Go over each line of the entries below, count those with "qpre", and give only the count.

Dataset entries
--- START ---

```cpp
struct NextQ { const float* ln_g; const float* ln_b; const bf16_t* W; const float* bias; float* q_out; float* xn_out; };
__global__ __launch_bounds__(256) void p2q_chain_kernel(QIn in, const bf16_t* __restrict__ q, bf16_t* __restrict__ y, int HW, int ldq, NextQ nq) {
    if (in.prio) __builtin_amdgcn_s_setprio(1);
    constexpr int C = 256;
    __shared__ float sX[2][16 * PROJ_XLD];
    __shared__ float ks[16][36], vs[16][36];
    const int hh = blockIdx.y, k = blockIdx.z;
    const int wave = threadIdx.x >> 6, lane = threadIdx.x & 63, c = lane & 15, g = lane >> 4;
    const int isv = wave >> 1, col = (wave & 1) * 16;
    const float scale = rsqrtf(32.f);
    ATL(0)
    if (nq.W && blockIdx.x == gridDim.x - 1) {
        QIn in2 = in;
        in2.ln_g = nq.ln_g; in2.ln_b = nq.ln_b; in2.ln_out = nq.xn_out;
        QRows<4> R2;
        qrows_issue<4, 4, true, true, true>(in2, k, R2);
        proj_u4 wq[4];
        proj16_load<4>(nq.W, hh * 32 + col, 4 * isv, wq);
        qrows_finish<4, 4, true, true, true>(in2, k, R2, sX[0], nullptr, hh == 0);
        QSYNC();
        f32x4* red = reinterpret_cast<f32x4*>(sX[1]);
        red[wave * 64 + lane] = proj16_mma<4>(sX[0], 4 * isv, wq);
        QSYNC();
        if (wave < 2) {
            const f32x4 a = red[wave * 64 + lane], b = red[(wave + 2) * 64 + lane];
            const float bv = nq.bias[hh * 32 + col + c];
#pragma unroll
            for (int r = 0; r < 4; ++r) nq.q_out[((long)k * 16 + 4 * g + r) * C + hh * 32 + col + c] = (a[r] + b[r] + bv) * scale;
        }
        return;
    }
    QRows<4> R;
    qrows_issue<4, 4, true, true, false>(in, k, R);
    proj_u4 wv[8];
    proj16_load<8>(in.W, isv * C + hh * 32 + col, 0, wv);
    const int pbase = blockIdx.x * 256 + wave * 64;
    proj_u4 qv[4];
#pragma unroll
    for (int t = 0; t < 4; ++t) {
        const int p = min(pbase + t * 16 + c, HW - 1);
        qv[t] = *reinterpret_cast<const proj_u4*>(q + ((long)k * HW + p) * ldq + hh * 32 + 8 * g);
    }
    qrows_finish<4, 4, true, true, false>(in, k, R, sX[0], sX[1], false);
    ATL(1)
    QSYNC();
    {
        const f32x4 a = proj16_mma<8>(sX[isv], 0, wv);
        const float bv = in.bias[isv * C + hh * 32 + col + c];
#pragma unroll
        for (int r = 0; r < 4; ++r) {
            if (isv) vs[4 * g + r][col + c] = a[r] + bv;
            else ks[4 * g + r][col + c] = (a[r] + bv) * scale;
        }
    }
    QSYNC();
    ATL(2)
    if (pbase >= HW) return;
    float kf[8];
#pragma unroll
    for (int j = 0; j < 8; ++j) kf[j] = ks[c][8 * g + j];
    proj_u4 khi, klo, vhi[2], vlo[2];
    split8(kf, khi, klo);
#pragma unroll
    for (int dt = 0; dt < 2; ++dt) {
        float vf[4];
#pragma unroll
        for (int j = 0; j < 4; ++j) vf[j] = vs[4 * g + j][dt * 16 + c];
        split4(vf, vhi[dt], vlo[dt]);
    }
#pragma unroll
    for (int t = 0; t < 4; ++t) {
        const int p = pbase + t * 16 + c;
        f32x4 s = {0.f, 0.f, 0.f, 0.f};
        s = __builtin_amdgcn_mfma_f32_16x16x32_bf16(as_frag(klo), as_frag(qv[t]), s, 0, 0, 0);
        s = __builtin_amdgcn_mfma_f32_16x16x32_bf16(as_frag(khi), as_frag(qv[t]), s, 0, 0, 0);
        const float mx = rows_max(fmaxf(fmaxf(s[0], s[1]), fmaxf(s[2], s[3])));
        float pe[4];
#pragma unroll
        for (int r = 0; r < 4; ++r) pe[r] = __expf(s[r] - mx);
        const float inv = 1.f / rows_sum((pe[0] + pe[1]) + (pe[2] + pe[3]));
#pragma unroll
        for (int r = 0; r < 4; ++r) pe[r] *= inv;
        proj_u4 phi, plo;
        split4(pe, phi, plo);
#pragma unroll
        for (int dt = 0; dt < 2; ++dt) {
            f32x4 o = {0.f, 0.f, 0.f, 0.f};
            o = mfma3(vhi[dt], vlo[dt], phi, plo, o);
            if (p < HW)
                *reinterpret_cast<uint2*>(y + ((long)k * HW + p) * C + hh * 32 + dt * 16 + 4 * g) = make_uint2(pack_bf2(o[0], o[1]), pack_bf2(o[2], o[3]));
        }
    }
    ATL(3)
}

#ifdef CUTIE_DIAG
struct P2QOut { const bf16_t* Wo; const float* bo; const bf16_t* res; };
#define P2O_LD 264
#define P2O_LDS_BYTES (2 * 16 * PROJ_XLD * 4 + 8 * 2 * 16 * 36 * 4 + 64 * P2O_LD * 2)
__global__ __launch_bounds__(512) void p2q_out_kernel(QIn in, const bf16_t* __restrict__ q, bf16_t* __restrict__ y, int HW, int ldq, NextQ nq, P2QOut po, int ntiles) {
    constexpr int C = 256;
    extern __shared__ uint8_t dynlds[];
    float* const sX0 = reinterpret_cast<float*>(dynlds);
    float* const sX1 = sX0 + 16 * PROJ_XLD;
    float (*sKV)[16][36] = reinterpret_cast<float (*)[16][36]>(dynlds + 2 * 16 * PROJ_XLD * 4);
    bf16_t* const sO = reinterpret_cast<bf16_t*>(dynlds + 2 * 16 * PROJ_XLD * 4 + 8 * 2 * 16 * 36 * 4);
    const int k = blockIdx.y;
    const int wave = threadIdx.x >> 6, lane = threadIdx.x & 63, c = lane & 15, g = lane >> 4;
    const float scale = rsqrtf(32.f);
    ATL(0)
    if ((int)blockIdx.x >= ntiles) {
        const int hh = blockIdx.x - ntiles, isv = (wave >> 1) & 1, col = (wave & 1) * 16;
        QIn in2 = in;
        in2.ln_g = nq.ln_g; in2.ln_b = nq.ln_b; in2.ln_out = nq.xn_out;
        QRows<2> R2;
        qrows_issue<8, 2, true, true, true>(in2, k, R2);
        proj_u4 wq[4];
        if (wave < 4) proj16_load<4>(nq.W, hh * 32 + col, 4 * isv, wq);
        qrows_finish<8, 2, true, true, true>(in2, k, R2, sX0, nullptr, hh == 0);
        QSYNC();
        f32x4* red = reinterpret_cast<f32x4*>(sX1);
        if (wave < 4) red[wave * 64 + lane] = proj16_mma<4>(sX0, 4 * isv, wq);
        QSYNC();
        if (wave < 2) {
            const f32x4 a = red[wave * 64 + lane], b = red[(wave + 2) * 64 + lane];
            const float bv = nq.bias[hh * 32 + col + c];
#pragma unroll
            for (int r = 0; r < 4; ++r) nq.q_out[((long)k * 16 + 4 * g + r) * C + hh * 32 + col + c] = (a[r] + b[r] + bv) * scale;
        }
        return;
    }
    const int hh = wave;
    QRows<2> R;
    qrows_issue<8, 2, true, true, false>(in, k, R);
    proj_u4 wk[2][8], wv[2][8];
#pragma unroll
    for (int t = 0; t < 2; ++t) proj16_load<8>(in.W, hh * 32 + t * 16, 0, wk[t]);
#pragma unroll
    for (int t = 0; t < 2; ++t) proj16_load<8>(in.W, C + hh * 32 + t * 16, 0, wv[t]);
    const int pbase = blockIdx.x * 64;
    proj_u4 qv[4];
#pragma unroll
    for (int t = 0; t < 4; ++t) {
        const int p = min(pbase + t * 16 + c, HW - 1);
        qv[t] = *reinterpret_cast<const proj_u4*>(q + ((long)k * HW + p) * ldq + hh * 32 + 8 * g);
    }
// ... 91 lines not shown
#pragma unroll
            for (int t = 0; t < 4; ++t) acc[ct][t] = f32x4{0.f, 0.f, 0.f, 0.f};
#pragma unroll
        for (int s_ = 0; s_ < 8; ++s_) {
#pragma unroll
            for (int t = 0; t < 4; ++t) {
                const proj_u4 b = *reinterpret_cast<const proj_u4*>(sO + (t * 16 + c) * P2O_LD + s_ * 32 + 8 * g);
#pragma unroll
                for (int ct = 0; ct < 2; ++ct) acc[ct][t] = __builtin_amdgcn_mfma_f32_16x16x32_bf16(as_frag(wo[ct][s_]), as_frag(b), acc[ct][t], 0, 0, 0);
            }
        }
#pragma unroll
        for (int t = 0; t < 4; ++t) {
            const int p = pbase + t * 16 + c;
#pragma unroll
            for (int ct = 0; ct < 2; ++ct) {
                float v[4] = {acc[ct][t][0] + bo[ct].x, acc[ct][t][1] + bo[ct].y, acc[ct][t][2] + bo[ct].z, acc[ct][t][3] + bo[ct].w};
                v[0] += __uint_as_float(rs[ct][t].x << 16); v[1] += __uint_as_float(rs[ct][t].x & 0xffff0000u);
                v[2] += __uint_as_float(rs[ct][t].y << 16); v[3] += __uint_as_float(rs[ct][t].y & 0xffff0000u);
                if (p < HW)
                    *reinterpret_cast<uint2*>(y + ((long)k * HW + p) * C + hh * 32 + ct * 16 + 4 * g) = make_uint2(pack_bf2(v[0], v[1]), pack_bf2(v[2], v[3]));
            }
        }
    }
    ATL(4)
}

#endif

static bool qin_from_op(const cutie_op* op, QIn& in, QOut& out, const char* who, int xslot, int lnout_slot, bool no_proj = false) {
    const uint64_t* p = op->p;
    in = QIn{};
    out = QOut{};
    in.prio = (op->flags & CUTIE_F_PRIO) ? 1 : 0;
    in.x = (const float*)p[xslot];
    in.ln_out = lnout_slot >= 0 ? (float*)p[lnout_slot] : nullptr;
    in.W = (const bf16_t*)p[5]; in.bias = (const float*)p[6]; in.add = (const float*)p[7];
    in.ln_g = (const float*)p[8]; in.ln_b = (const float*)p[9];
    if (op->flags & 4) {
        if (!p[10]) { cutie_set_error("%s: flags&4 needs p10 = the fixed-point accumulator", who); return false; }
        in.acc = (const long long*)p[10]; in.abias = (const float*)p[11];
    }
    if (op->flags & 8) {
        if (!p[12] || !p[13]) { cutie_set_error("%s: flags&8 needs p12 = Wo and p13 = the accumulator", who); return false; }
        out.W = (const bf16_t*)p[12]; out.acc = (long long*)p[13];
    }
#ifdef ATT_TIMELINE
    in.tl = (unsigned long long*)p[15];
#endif
    if (!in.x || (!in.W && !no_proj)) { cutie_set_error("%s: chain form needs the rows and the projection weight", who); return false; }
    return true;
}

int launch_qchain(const cutie_op* op, hipStream_t s) {
    const int32_t* i = op->i;
    const uint64_t* p = op->p;
    QIn in; QOut out;
    switch (op->kind) {
        case CUTIE_OP_ATTN_Q2P: {
            if (i[1] != 16 || i[3] != 256 || i[4] != 8 || (i[7] > 0 && i[7] != 256)) { cutie_set_error("attn_q2p (chain form): Q = 16, C = 256, 8 heads, dense rows"); return -2; }
            if ((op->flags & 11) != 11) { cutie_set_error("attn_q2p (chain form): flags 1 | 2 | 8 required"); return -2; }
            if (!qin_from_op(op, in, out, "attn_q2p", 0, 3, (op->flags & 16) != 0)) return -2;
            if (!p[1] || !p[2]) { cutie_set_error("attn_q2p (chain form): kv and the mask logits required"); return -2; }
            const int HWp = (i[2] + 15) & ~15;
            const bool qp = (op->flags & 16) != 0, ac = !qp && (op->flags & 4);
            const float* qpre = nullptr;
            if (qp) { qpre = (const float*)p[0]; in.x = nullptr; in.W = nullptr; in.ln_out = nullptr; }
            else if (!in.add || !in.ln_g || !in.ln_b || !in.bias || (ac && !in.abias)) {
                cutie_set_error("attn_q2p (chain form): query embedding, LayerNorm, the projection bias and (flags&4) the accumulator's bias are required");
                return -2;
            }
            const bool mixed = i[10] != 0;
            int Kg = i[9] > 0 ? i[9] : i[0];
            if (mixed) {
                int objs; const int nc = mixed_clips((unsigned)i[10], &objs);
                if (nc < 1 || objs != i[0] || i[9] != 0) { cutie_set_error("attn_q2p (chain form, mixed): the counts 0x%x do not add up to K = %d (or i9 != 0)", i[10], i[0]); return -2; }
                Kg = i[10];
            } else if (i[0] % Kg) { cutie_set_error("attn_q2p (chain form): clips of %d objects do not divide K = %d", Kg, i[0]); return -2; }
            const int kt = Kg <= 4 ? 1 : Kg <= 8 ? 2 : 0;
            const int var = mixed ? 9 + (qp ? 2 : ac ? 1 : 0) : (qp ? 6 : ac ? 3 : 0) + kt;
            constexpr int NWV = 8;
            typedef void (*Kern)(QIn, QOut, const bf16_t*, const float*, int, int, int, int, int, const float*, int);
            static const Kern kerns[12] = {
                q2p_chain_kernel<false, false, 0, NWV>, q2p_chain_kernel<false, false, 4, NWV>, q2p_chain_kernel<false, false, 8, NWV>,
                q2p_chain_kernel<false, true, 0, NWV>, q2p_chain_kernel<false, true, 4, NWV>, q2p_chain_kernel<false, true, 8, NWV>,
                q2p_chain_kernel<true, false, 0, NWV>, q2p_chain_kernel<true, false, 4, NWV>, q2p_chain_kernel<true, false, 8, NWV>,
                q2p_chain_kernel<false, false, 8, NWV, true>, q2p_chain_kernel<false, true, 8, NWV, true>, q2p_chain_kernel<true, false, 8, NWV, true>};
            const Kern kern = kerns[var];
            const size_t dyn = (size_t)HWp + NWV * 32 * Q2C_VLD * 2;
            if (dyn > 96 * 1024) { cutie_set_error("attn_q2p (chain form): HW = %d does not fit the LDS flag array", i[2]); return -2; }
            static bool attr_set[12] = {};
            if (!attr_set[var]) {
                if (hipFuncSetAttribute(reinterpret_cast<const void*>(kern), hipFuncAttributeMaxDynamicSharedMemorySize, 96 * 1024) != hipSuccess) {
                    cutie_set_error("attn_q2p (chain form): cannot raise the dynamic LDS limit");
                    return -2;
                }
                attr_set[var] = true;
            }
            const int hstride = i[8] > 0 ? i[8] : 32;
            hipLaunchKernelGGL(kern, dim3(8, i[0]), dim3(NWV * 64), dyn, s, in, out, (const bf16_t*)p[1], (const float*)p[2], i[2], HWp, i[5], i[6], hstride, qpre, Kg);
            break;
        }
        case CUTIE_OP_ATTN_SELF:
            if (i[1] != 16 || i[2] != 256 || i[3] != 8 || (i[6] > 0 && i[6] != 256)) { cutie_set_error("attn_self (chain form): Q = 16, C = 256, 8 heads, dense rows"); return -2; }
            if ((op->flags & 14) != 14) { cutie_set_error("attn_self (chain form): flags 2 | 4 | 8 required"); return -2; }
            if (!qin_from_op(op, in, out, "attn_self", 0, 3)) return -2;
            if (!in.add || !in.ln_g || !in.ln_b || !in.bias || !in.abias) { cutie_set_error("attn_self (chain form): query embedding, LayerNorm and both biases are required"); return -2; }
            hipLaunchKernelGGL(self_chain_kernel, dim3(8, i[0]), dim3(512), 0, s, in, out);
            break;
        case CUTIE_OP_ATTN_P2Q:
            if (i[1] != 16 || i[3] != 256 || i[4] != 8 || (i[7] > 0 && i[7] != 256)) { cutie_set_error("attn_p2q (chain form): Q = 16, C = 256, 8 heads, dense rows"); return -2; }
            if ((op->flags & 6) != 6) { cutie_set_error("attn_p2q (chain form): flags 2 | 4 required"); return -2; }
            if (!qin_from_op(op, in, out, "attn_p2q", 1, -1)) return -2;
            in.ln_g = in.ln_b = nullptr;
            if (!p[0] || !p[3]) { cutie_set_error("attn_p2q (chain form): q and y required"); return -2; }
            if (!in.add || !in.bias || !in.abias) { cutie_set_error("attn_p2q (chain form): query embedding and both biases are required"); return -2; }
        {
            NextQ nq = {};
            if (op->flags & 16) {
                if (!p[8] || !p[9] || !p[12] || !p[13] || !p[14] || !p[15]) { cutie_set_error("attn_p2q (chain form): flags&16 needs p8, p9, p12, p13, p14, p15"); return -2; }
                nq = NextQ{(const float*)p[8], (const float*)p[9], (const bf16_t*)p[12], (const float*)p[13], (float*)p[14], (float*)p[15]};
            }
#ifdef CUTIE_DIAG
            if (op->flags & 32) {
                if (!p[2] || !p[4] || (p[2] & 15) || (p[4] & 7) || (p[3] & 7) || p[3] == p[0]) { cutie_set_error("attn_p2q (flags&32): p2 = Wo | bias (16-byte aligned), p4 = residual, y 8-byte aligned required"); return -2; }
                static bool attr_set = false;
                if (!attr_set) {
                    if (hipFuncSetAttribute(reinterpret_cast<const void*>(p2q_out_kernel), hipFuncAttributeMaxDynamicSharedMemorySize, P2O_LDS_BYTES) != hipSuccess) {
                        cutie_set_error("attn_p2q (flags&32): cannot raise the dynamic LDS limit");
                        return -2;
                    }
                    attr_set = true;
                }
                const bf16_t* Wo = (const bf16_t*)p[2];
                const P2QOut po = {Wo, reinterpret_cast<const float*>(Wo + 256 * 256), (const bf16_t*)p[4]};
                const int ntiles = (i[2] + 63) / 64;
                hipLaunchKernelGGL(p2q_out_kernel, dim3(ntiles + (nq.W ? 8 : 0), i[0]), dim3(512), P2O_LDS_BYTES, s, in, (const bf16_t*)p[0], (bf16_t*)p[3], i[2], i[5], nq, po, ntiles);
                break;
            }
#else
            if (op->flags & 32) { cutie_set_error("attn_p2q (flags&32: output projection inside): only in the diagnostic library (make DIAG=1)"); return -2; }
#endif
            hipLaunchKernelGGL(p2q_chain_kernel, dim3((i[2] + 255) / 256 + (nq.W ? 1 : 0), 8, i[0]), dim3(256), 0, s, in, (const bf16_t*)p[0], (bf16_t*)p[3], i[2], i[5], nq);
        }
            break;
        case CUTIE_OP_QFFN: {
            const int HS = i[2] > 0 ? i[2] : 64;
            if ((i[0] & 15) || i[1] < HS || (i[1] % HS) || (HS != 64 && HS != 128) || !p[0] || !p[2] || !p[3] || !p[4] || !p[6] || !p[7]) {
                cutie_set_error("qffn: rows %% 16, FF %% slice == 0, slice 64 | 128 and x, gamma, beta, W1, W2, accumulator required (rows=%d FF=%d slice=%d)", i[0], i[1], HS);
                return -2;
            }
            in = QIn{};
            in.prio = (op->flags & CUTIE_F_PRIO) ? 1 : 0;
            in.x = (const float*)p[0]; in.x_out = (float*)p[1]; in.ln_g = (const float*)p[2]; in.ln_b = (const float*)p[3];
            if (!p[10] || !p[11] || !p[5]) { cutie_set_error("qffn: the input accumulator, its bias and linear1's bias are required"); return -2; }
            in.acc = (const long long*)p[10]; in.abias = (const float*)p[11];
#ifdef ATT_TIMELINE
            in.tl = (unsigned long long*)p[15];
#endif
            QFfn a = {(const bf16_t*)p[4], (const float*)p[5], (const bf16_t*)p[6], (long long*)p[7], i[1]};
            if (HS == 64) hipLaunchKernelGGL(qffn_kernel<64>, dim3(i[1] / 64, i[0] / 16), dim3(256), 0, s, in, a);
            else hipLaunchKernelGGL(qffn_kernel<128>, dim3(i[1] / 128, i[0] / 16), dim3(256), 0, s, in, a);
            break;
        }
        default:
            cutie_set_error("qchain: unknown op kind %d", op->kind);
            return -3;
    }
    return (int)hipGetLastError();
}
```

cutie_amd/model/cutie.py:

```python
import logging
from typing import Dict, Iterable, List

import torch
import torch.nn as nn

from .. import _lib, frame_context
from . import plans
from .param_spec import build_spec
from .weights import fold_bn, pack_conv, pack_linear, linear_as_conv

log = logging.getLogger()
BF16, F32 = torch.bfloat16, torch.float32


def nhwc_of(t, C=None):
    p = t.permute(0, 2, 3, 1)
    if p.dtype != BF16 or not p.is_contiguous():
        p = p.to(BF16).contiguous()
    return p
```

--- END ---

* Written reply: 3